------ Working data ------
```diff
@@ -848,7 +850,8 @@
     def _level_convs(self, li, lvl, x, xh, xw, xc, batch, dev, sparse_in=None, out_last=None):
         convs = lvl['convs']
         bufs = None
-        tiles = zero = None
+        tiles = need = zero = None
+        nl = 0
         audit = range_audit.active()
         e_in, e_mid = self._e('encoded'), self._e('spatial_features_2d')
         if sparse_in is not None and li == 0 and SKIP_EMPTY_TILES:
@@ -861,7 +864,10 @@
                     import warnings
                     warnings.warn('BaseBEVBackbone: graph capture of a %d-frame pass without an eager pass of the same size before it - empty tiles '
                                   'are skipped at the first layer only (run one eager pass first to skip them in all six)' % batch)
-            tiles = ops.bev_tile_cover(ops.bev_tile_list(sparse_in[1], xh, xw, nl), batch, xh, xw)
+            lists = ops.bev_tile_list(sparse_in[1], xh, xw, nl)
+            tiles, need = ops.bev_tile_cover(lists, batch, xh, xw), ops.bev_tile_need(lists, batch, xh, xw)
+            if audit is not None or not self.fill_needed_only:
+                need = None
             zero = self._zero_response(lvl, xh, xw, sparse_in[0].shape[1], dev, batch) if nl > 1 else None
         for ci, cv in enumerate(convs):
             s = cv['stride']
@@ -876,7 +882,9 @@
                            cin=cv['cin'], in_cstride=xc, ksize=3, stride=s, in_off=0, out_cstride=cv['cout'],
                            out_d=(1, 1), ho=oh, wo=ow, batch=batch, math=self.math, in_rowidx=ridx, in_row_channels=rows.shape[1],
                            in_rows=rows.shape[0], in_tiles=tiles[0] if tiles is not None else None)
-                if tiles is not None:
+                if tiles is not None and need is not None and nl > 1:
+                    ops.bev_fill_empty_tiles(need[0], batch, oh, ow, shz, True, cv['cout'], y, self.math, needed=True)
+                elif tiles is not None:
                     ops.bev_fill_empty_tiles(tiles[0], batch, oh, ow, shz, True, cv['cout'], y, self.math)
             else:
                 tl = tiles[ci] if (tiles is not None and ci < tiles.shape[0]) else None
@@ -885,7 +893,9 @@
                            cin=cv['cin'], in_cstride=xc, ksize=3, stride=s, in_off=0, out_cstride=cv['cout'],
                            out_d=(1, 1), ho=oh, wo=ow, batch=batch, math=self.math, in_tiles=tl, w_limb3=self._l3(cv),
                            w_limb3g=self._l3g(cv))
-                if tl is not None:
+                if tl is not None and need is not None and ci < nl - 1:
+                    ops.bev_fill_empty_tiles(need[ci], batch, oh, ow, shc, True, cv['cout'], y, self.math, zero_resp=zero[ci], needed=True)
+                elif tl is not None:
                     ops.bev_fill_empty_tiles(tl, batch, oh, ow, shc, True, cv['cout'], y, self.math, zero_resp=zero[ci])
             if audit is not None:
                 audit.probe('backbone2d.blocks.%d.%d' % (li, 1 + 3 * ci), y, math=self.math, stage='spatial_features_2d', exp=e_mid)
diff --git a/detzero_amd/lib.py b/detzero_amd/lib.py
--- a/detzero_amd/lib.py
+++ b/detzero_amd/lib.py
@@ -143,6 +143,10 @@
     'dz_bev_tile_cover_ws_words': (c_size_t, [c_int, c_int, c_int, c_int]),
     'dz_bev_tile_cover': (c_int, [c_void_p, c_int, c_int, c_int, c_int, c_int, c_int, c_void_p, c_void_p, c_void_p]),
     'dz_bev_fill_spans': (c_int, [c_void_p, c_int, c_int, c_int, c_void_p, c_int, c_int, c_void_p, c_int, c_int, c_int, c_int, c_void_p, c_int, c_void_p]),
+    'dz_bev_need_words': (c_size_t, [c_int, c_int, c_int]),
+    'dz_bev_tile_cover_need_ws_words': (c_size_t, [c_int, c_int, c_int, c_int]),
+    'dz_bev_tile_cover_need': (c_int, [c_void_p, c_int, c_int, c_int, c_int, c_int, c_int, c_void_p, c_size_t, c_void_p, c_void_p]),
+    'dz_bev_fill_needed': (c_int, [c_void_p, c_int, c_int, c_int, c_void_p, c_int, c_int, c_void_p, c_int, c_int, c_int, c_int, c_void_p, c_int, c_void_p]),
     'dz_bev_row_index': (c_int, [c_void_p, c_void_p, c_int, c_int, c_int, c_int, c_int, c_int, c_int, c_void_p, c_void_p]),
     'dz_sparse_to_bev_split': (c_int, [c_void_p, c_void_p, c_void_p, c_int, c_int, c_int, c_int, c_int, c_int, c_void_p,
                                        c_void_p]),
diff --git a/detzero_amd/ops.py b/detzero_amd/ops.py
--- a/detzero_amd/ops.py
+++ b/detzero_amd/ops.py
@@ -473,10 +473,11 @@
 def bev_tile_list(ridx, ho, wo, nlists=1):
     lib = L.load()
     b, hp, wp, _ = ridx.shape
-    n = lib.dz_bev_tile_cover_words(b, int(ho), int(wo))
+    n = lib.dz_bev_tile_cover_words(b, int(ho), int(wo)) + lib.dz_bev_need_words(b, int(ho), int(wo))
     lst = torch.empty((int(nlists), n), dtype=torch.int32, device=ridx.device)
-    ws = torch.empty((lib.dz_bev_tile_cover_ws_words(b, int(ho), int(wo), int(nlists)),), dtype=torch.int32, device=ridx.device)
-    L.check(lib.dz_bev_tile_cover(L.ptr(ridx), b, hp, wp, int(ho), int(wo), int(nlists), L.ptr(lst), L.ptr(ws), L.stream()), 'dz_bev_tile_cover')
+    ws = torch.empty((lib.dz_bev_tile_cover_need_ws_words(b, int(ho), int(wo), int(nlists)),), dtype=torch.int32, device=ridx.device)
+    L.check(lib.dz_bev_tile_cover_need(L.ptr(ridx), b, hp, wp, int(ho), int(wo), int(nlists), L.ptr(lst), n, L.ptr(ws), L.stream()),
+            'dz_bev_tile_cover_need')
     return lst
 
 
@@ -484,10 +485,15 @@
     return lists[:, L.load().dz_bev_tile_cover_offset(int(batch), int(ho), int(wo)):]
 
 
-def bev_fill_empty_tiles(tiles, batch, ho, wo, shift, relu, cout, out, math, zero_resp=None):
-    lib = L.load()
-    L.check(lib.dz_bev_fill_spans(L.ptr(tiles), int(batch), int(ho), int(wo), L.ptr(shift), 1 if relu else 0, int(cout), L.ptr(out), out.shape[1],
-                                  out.shape[2], out.shape[3], 0, L.ptr(zero_resp), int(math), L.stream()), 'dz_bev_fill_spans')
+def bev_tile_need(lists, batch, ho, wo):
+    return lists[:-1, L.load().dz_bev_tile_cover_words(int(batch), int(ho), int(wo)):]
+
+
+def bev_fill_empty_tiles(tiles, batch, ho, wo, shift, relu, cout, out, math, zero_resp=None, needed=False):
+    lib = L.load()
+    fn, name = (lib.dz_bev_fill_needed, 'dz_bev_fill_needed') if needed else (lib.dz_bev_fill_spans, 'dz_bev_fill_spans')
+    L.check(fn(L.ptr(tiles), int(batch), int(ho), int(wo), L.ptr(shift), 1 if relu else 0, int(cout), L.ptr(out), out.shape[1], out.shape[2],
+               out.shape[3], 0, L.ptr(zero_resp), int(math), L.stream()), name)
 
 
 BEV_DENSE = not os.environ.get('DZ_BEV_SCATTER')
diff --git a/include/detzero_hip.h b/include/detzero_hip.h
--- a/include/detzero_hip.h
+++ b/include/detzero_hip.h
@@ -170,6 +170,11 @@
 int dz_bev_tile_cover(const int *idx, int batch, int hp, int wp, int ho, int wo, int nlists, int *lists, int *ws, void *stream);
 int dz_bev_fill_spans(const int *list, int batch, int ho, int wo, const float *shift, int relu, int cout, float *out, int out_hp, int out_wp,
                       int out_cstride, int out_coff, const float *zero_resp, int math, void *stream);
+size_t dz_bev_need_words(int batch, int ho, int wo);
+size_t dz_bev_tile_cover_need_ws_words(int batch, int ho, int wo, int nlists);
+int dz_bev_tile_cover_need(const int *idx, int batch, int hp, int wp, int ho, int wo, int nlists, int *lists, size_t stride, int *ws, void *stream);
+int dz_bev_fill_needed(const int *list, int batch, int ho, int wo, const float *shift, int relu, int cout, float *out, int out_hp, int out_wp,
+                       int out_cstride, int out_coff, const float *zero_resp, int math, void *stream);
 int dz_sparse_to_bev_split(const float *feats, const int *coords, const int *d_m, int cap, int c, int d, int h,
                            int w, int pad, float *bev, void *stream);
 int dz_sparse_to_bev_split_dense(const float *feats, int feat_rows, const uint32_t *bitmap, const uint32_t *prefix, int batch, int c,
```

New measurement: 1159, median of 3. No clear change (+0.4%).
------
What is being asked: If a line in the records has the word "check", copy that line.

Response:
-    L.check(lib.dz_bev_tile_cover(L.ptr(ridx), b, hp, wp, int(ho), int(wo), int(nlists), L.ptr(lst), L.ptr(ws), L.stream()), 'dz_bev_tile_cover')
+    L.check(lib.dz_bev_tile_cover_need(L.ptr(ridx), b, hp, wp, int(ho), int(wo), int(nlists), L.ptr(lst), n, L.ptr(ws), L.stream()),
-    L.check(lib.dz_bev_fill_spans(L.ptr(tiles), int(batch), int(ho), int(wo), L.ptr(shift), 1 if relu else 0, int(cout), L.ptr(out), out.shape[1],
+    L.check(fn(L.ptr(tiles), int(batch), int(ho), int(wo), L.ptr(shift), 1 if relu else 0, int(cout), L.ptr(out), out.shape[1], out.shape[2],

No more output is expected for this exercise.